Shabbat: A Time to Check In

Image: Two children’s hands linked by their little fingers. One has chipped nail polish. (cherylholt/pixabay)

One of Judaism’s profoundest lessons is the importance of human relationship. Our Tanakh begins with the story of a lonely God, who arranges a world full of plants and animals and human beings. Then God realizes that “It is not good for the human to be alone” (Genesis 2:18) and God creates an ezer, a companion to ease the human’s loneliness.  (Ezer shares a root with the verb la’azor, meaning “to help, assist, succor.”)

Adam and Eve ate together from the Tree of the Knowledge of Good and Evil, and they were expelled from the Garden together. One of their children murdered his brother, but their names were linked forever: Cain and Abel.
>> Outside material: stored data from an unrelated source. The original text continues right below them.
@@ -1145,8 +1147,8 @@
 int fq3_debug_read_prof(fq3_engine* e, long long* out, int n_words) {
   if (!e || !e->prof) return fail(FQ3_E_INVALID, "profiling not enabled (FQ3_PROF)");
   CK(cudaDeviceSynchronize());
-  CK(cudaMemcpy(out, e->prof, sizeof(long long) * std::min(n_words, 512 * 160 * 2), cudaMemcpyDeviceToHost));
-  CK(cudaMemset(e->prof, 0, sizeof(long long) * 512 * 160 * 2));
+  CK(cudaMemcpy(out, e->prof, sizeof(long long) * std::min(n_words, kProfPhases * 160 * 2), cudaMemcpyDeviceToHost));
+  CK(cudaMemset(e->prof, 0, sizeof(long long) * kProfPhases * 160 * 2));
   return 0;
 }
 
diff --git a/qwen3_tts_cuda_graphs_b200/csrc/fq3_common.cuh b/qwen3_tts_cuda_graphs_b200/csrc/fq3_common.cuh
--- a/qwen3_tts_cuda_graphs_b200/csrc/fq3_common.cuh
+++ b/qwen3_tts_cuda_graphs_b200/csrc/fq3_common.cuh
@@ -37,9 +37,12 @@
 constexpr int kGFullOffset = 1024;
 constexpr int kGEmptyOffset = 1056;
 constexpr int kStreamConstOffset = 1088;
+constexpr int kSampleArgsOffset = 1216;
+constexpr int kSampleCtxOffset = 1312;
 constexpr int kHeaderBytes = 2048;
 constexpr int kGammaSlots = 4;
 constexpr int kMaxPlans = 24;
+constexpr int kProfPhases = 1024;
 
 typedef uint2 LLWord;
 
diff --git a/qwen3_tts_cuda_graphs_b200/csrc/fq3_kernel.cuh b/qwen3_tts_cuda_graphs_b200/csrc/fq3_kernel.cuh
--- a/qwen3_tts_cuda_graphs_b200/csrc/fq3_kernel.cuh
+++ b/qwen3_tts_cuda_graphs_b200/csrc/fq3_kernel.cuh
@@ -204,15 +204,15 @@
 #endif
 
 __device__ __forceinline__ void prof_cta_time(const LaunchParams& p, int pidx, int k) {
-  if (p.prof && p.prof_cta == -2 && threadIdx.x == 0 && pidx >= 0 && pidx < 512)
+  if (p.prof && p.prof_cta == -2 && threadIdx.x == 0 && pidx >= 0 && pidx < kProfPhases)
     p.prof[((size_t)pidx * 160 + blockIdx.x) * 2 + k] = (long long)globaltimer_ns();
 }
 __device__ __forceinline__ void prof_warp_time(const LaunchParams& p, int pidx, int k) {
-  if (p.prof && p.prof_cta == -3 && blockIdx.x == 0 && (threadIdx.x & 31) == 0 && pidx >= 0 && pidx < 512)
+  if (p.prof && p.prof_cta == -3 && blockIdx.x == 0 && (threadIdx.x & 31) == 0 && pidx >= 0 && pidx < kProfPhases)
     p.prof[((size_t)pidx * 160 + 16 * (k >> 1) + (threadIdx.x >> 5)) * 2 + (k & 1)] = clock64();
 }
 __device__ __forceinline__ void prof_mark(const LaunchParams& p, int pidx, int slot, int thread = 0) {
-  if (p.prof && (int)threadIdx.x == thread && (int)blockIdx.x == p.prof_cta && pidx >= 0 && pidx < 512) p.prof[(size_t)pidx * 16 + slot] = clock64();
+  if (p.prof && (int)threadIdx.x == thread && (int)blockIdx.x == p.prof_cta && pidx >= 0 && pidx < kProfPhases) p.prof[(size_t)pidx * 16 + slot] = clock64();
 }
 #ifndef FQ3_WIDE_PROF
 #define FQ3_WIDE_PROF 0
@@ -1128,7 +1128,7 @@
   const unsigned char* W = ((ph.flags & F_ABSPTR) ? reinterpret_cast<const unsigned char*>(p.lin_W) : p.tiled + (size_t)ph.w_off * 16) +
                            (size_t)sb.grp0 * gbytes;
   const uint64_t pol = (ph.flags & F_L2_KEEP) ? pol_keep : pol_stream;
-  if (PROF && (int)blockIdx.x == p.prof_cta && pidx < 512) p.prof[(size_t)pidx * 16 + 4] = clock64();
+  if (PROF && (int)blockIdx.x == p.prof_cta && pidx < kProfPhases) p.prof[(size_t)pidx * 16 + 4] = clock64();
   if (ph.flags & F_PRENORM) {
     const unsigned char* gp = (ph.flags & F_ABSPTR) ? reinterpret_cast<const unsigned char*>(p.lin_gamma) : p.arena + (size_t)ph.g_off * 16;
     const uint32_t gfullb = c.gfull + (uint32_t)gcur.slot * 8u, gemptyb = c.gempty + (uint32_t)gcur.slot * 8u;
@@ -1163,7 +1163,7 @@
       ++issued;
     }
   }
-  if (PROF && (int)blockIdx.x == p.prof_cta && pidx < 512) p.prof[(size_t)pidx * 16 + 5] = clock64();
+  if (PROF && (int)blockIdx.x == p.prof_cta && pidx < kProfPhases) p.prof[(size_t)pidx * 16 + 5] = clock64();
   return true;
 }
 
@@ -1998,6 +1998,7 @@
   int do_sample, top_k;
   float top_p, temperature, rep_pen;
   const uint8_t* seen;
+  const uint8_t* seen8;
   int suppress_start;
   int eos;
   int suppress_eos;
@@ -2006,6 +2007,49 @@
   const bf16* next_emb;
   int emb_row_bytes;
 };
+static_assert(sizeof(SampleArgs) <= kSampleCtxOffset - kSampleArgsOffset, "SampleArgs slot of the shared-memory header");
+
+struct SampleCtx {
+  Policy pol;
+  unsigned long long key;
+  unsigned long long draws;
+  int token, position, gen_step, n_frames, done, text_open, n_trailing, pad;
+  int cur_codes[32];
+  uint8_t seen8[kConsumerThreads];
+};
+static_assert(kSampleCtxOffset + sizeof(SampleCtx) <= kHeaderBytes, "SampleCtx must fit the shared-memory header");
+
+__device__ __noinline__ void load_sample_ctx(const LaunchParams& p, SampleCtx* cx) {
+  const int t = threadIdx.x;
+  const int slot = p.stream0 + blockIdx.x;
+  const StreamState* st = p.st + slot;
+  if (t == 0) {
+    const bool own = p.spol != nullptr && __ldcg(&p.spol[slot].on) != 0;
+    Policy pol;
+    if (own) {
+      const Policy* sp = &p.spol[slot].pol;
+      pol.do_sample = __ldcg(&sp->do_sample); pol.top_k = __ldcg(&sp->top_k); pol.top_p = __ldcg(&sp->top_p);
+      pol.temperature = __ldcg(&sp->temperature); pol.rep_pen = __ldcg(&sp->rep_pen);
+      pol.min_new_tokens = __ldcg(&sp->min_new_tokens); pol.suppress_tail = __ldcg(&sp->suppress_tail); pol.seed = __ldcg(&sp->seed);
+    } else {
+      pol = p.pol;
+    }
+    cx->pol = pol;
+    cx->key = pol.seed ^ (0x9E3779B97F4A7C15ull * (unsigned long long)(own ? 1 : slot + 1));
+    cx->draws = __ldcg(&st->draws);
+    cx->token = __ldcg(&st->token); cx->position = __ldcg(&st->position); cx->gen_step = __ldcg(&st->gen_step);
+    cx->n_frames = __ldcg(&st->n_frames); cx->done = __ldcg(&st->done); cx->text_open = __ldcg(&st->text_open);
+    cx->n_trailing = __ldcg(&st->n_trailing);
+  }
+  if (t < 32) cx->cur_codes[t] = __ldcg(&st->cur_codes[t]);
+  unsigned m = 0u;
+  if (8 * t < p.stacks[ST_TALKER].vocab) {
+    const unsigned long long s = __ldcg(reinterpret_cast<const unsigned long long*>(st->seen + 8 * t));
+#pragma unroll
+    for (int j = 0; j < 8; ++j) m |= ((s >> (8 * j)) & 0xffull) ? (1u << j) : 0u;
+  }
+  cx->seen8[t] = (uint8_t)m;
+}
 
 __device__ __noinline__ int sample_row(const float* logits_g, const LLWord* ll, uint32_t ep, const LaunchParams* lp, int pidx,
                           const SampleArgs& a, const SampleScratch& sc) {
@@ -2189,9 +2233,9 @@
   const uint32_t b = (k & 0x8000u) ? (k & 0x7fffu) : (~k & 0xffffu);
   return __uint_as_float(b << 16);
 }
-__device__ __noinline__ int sample_fast(const LLWord* ll, uint32_t ep, const LaunchParams* lp, int pidx, const SampleArgs& a, unsigned char* scratch) {
+__device__ __noinline__ int sample_fast(const LLWord* ll, uint32_t ep, const LaunchParams* lp, int pidx, const SampleArgs* a, unsigned char* scratch) {
   const int tid = threadIdx.x, warp = tid >> 5, lane = tid & 31;
-  const int V = a.V, nw = V >> 1;
+  const int V = a->V, nw = V >> 1;
   unsigned* hist = reinterpret_cast<unsigned*>(scratch);
   float* redf = reinterpret_cast<float*>(scratch + 2048);
   int* redi = reinterpret_cast<int*>(scratch + 2048 + 128);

The stories in the Bible are stories about relationships: Noah and God, Abram and God, Abraham and Sarah, Isaac and Rebecca, Rachel and Leah. Rachel and Leah were the siblings who didn’t kill each other, although I have wondered if it ever crossed their minds. Was Jacob ever in a genuine relationship with anyone, or did he stand by and play them off, one against the other, first his wives and then his children?

Not all relationships are love relationships. Nathan rebuked David. Ezra rebuked the remnant of Israel. Ruth loved her mother-in-law but it is less clear that Naomi loved her back. Bezalel and Oholiab were partner-builders in Exodus 31; I wish we knew more about them.

Martin Buber famously taught us that moments of genuine connection between human beings (“I/Thou relationships”) are a mirror of the relationship between the human being and God.  We human beings have a profound need for the Other, someone not ourselves.

It is tragic that we also have a profound fear of the Other. The person who is not me can be a friend or an enemy: an ezer or a Cain. The only way to find out is to take a risk, and to keep taking the risk of relationship. Those who will not take a risk, risk being alone.

This Shabbat, let us take stock of our relationships. How long has it been since my last I/Thou moment? How long since I took the risk of really listening to someone else?

Shabbat and Capital Punishment

Image: A Judge’s Gavel. (Public Domain)

Parashat Vayahkel-Pekudei begins with an alarming statement:

Moses then convoked the whole Israelite community and said to them: These are the things that the LORD has commanded you to do: On six days work may be done, but on the seventh day you shall have a sabbath of complete rest, holy to the LORD; whoever does any work on it shall be put to death. You shall kindle no fire throughout your settlements on the Sabbath day. – Exodus 35:1-3

After this bombshell, Moses continues to tell the Israelites the directions for building the Tabernacle without saying anything more about Shabbat or capital crimes. What?!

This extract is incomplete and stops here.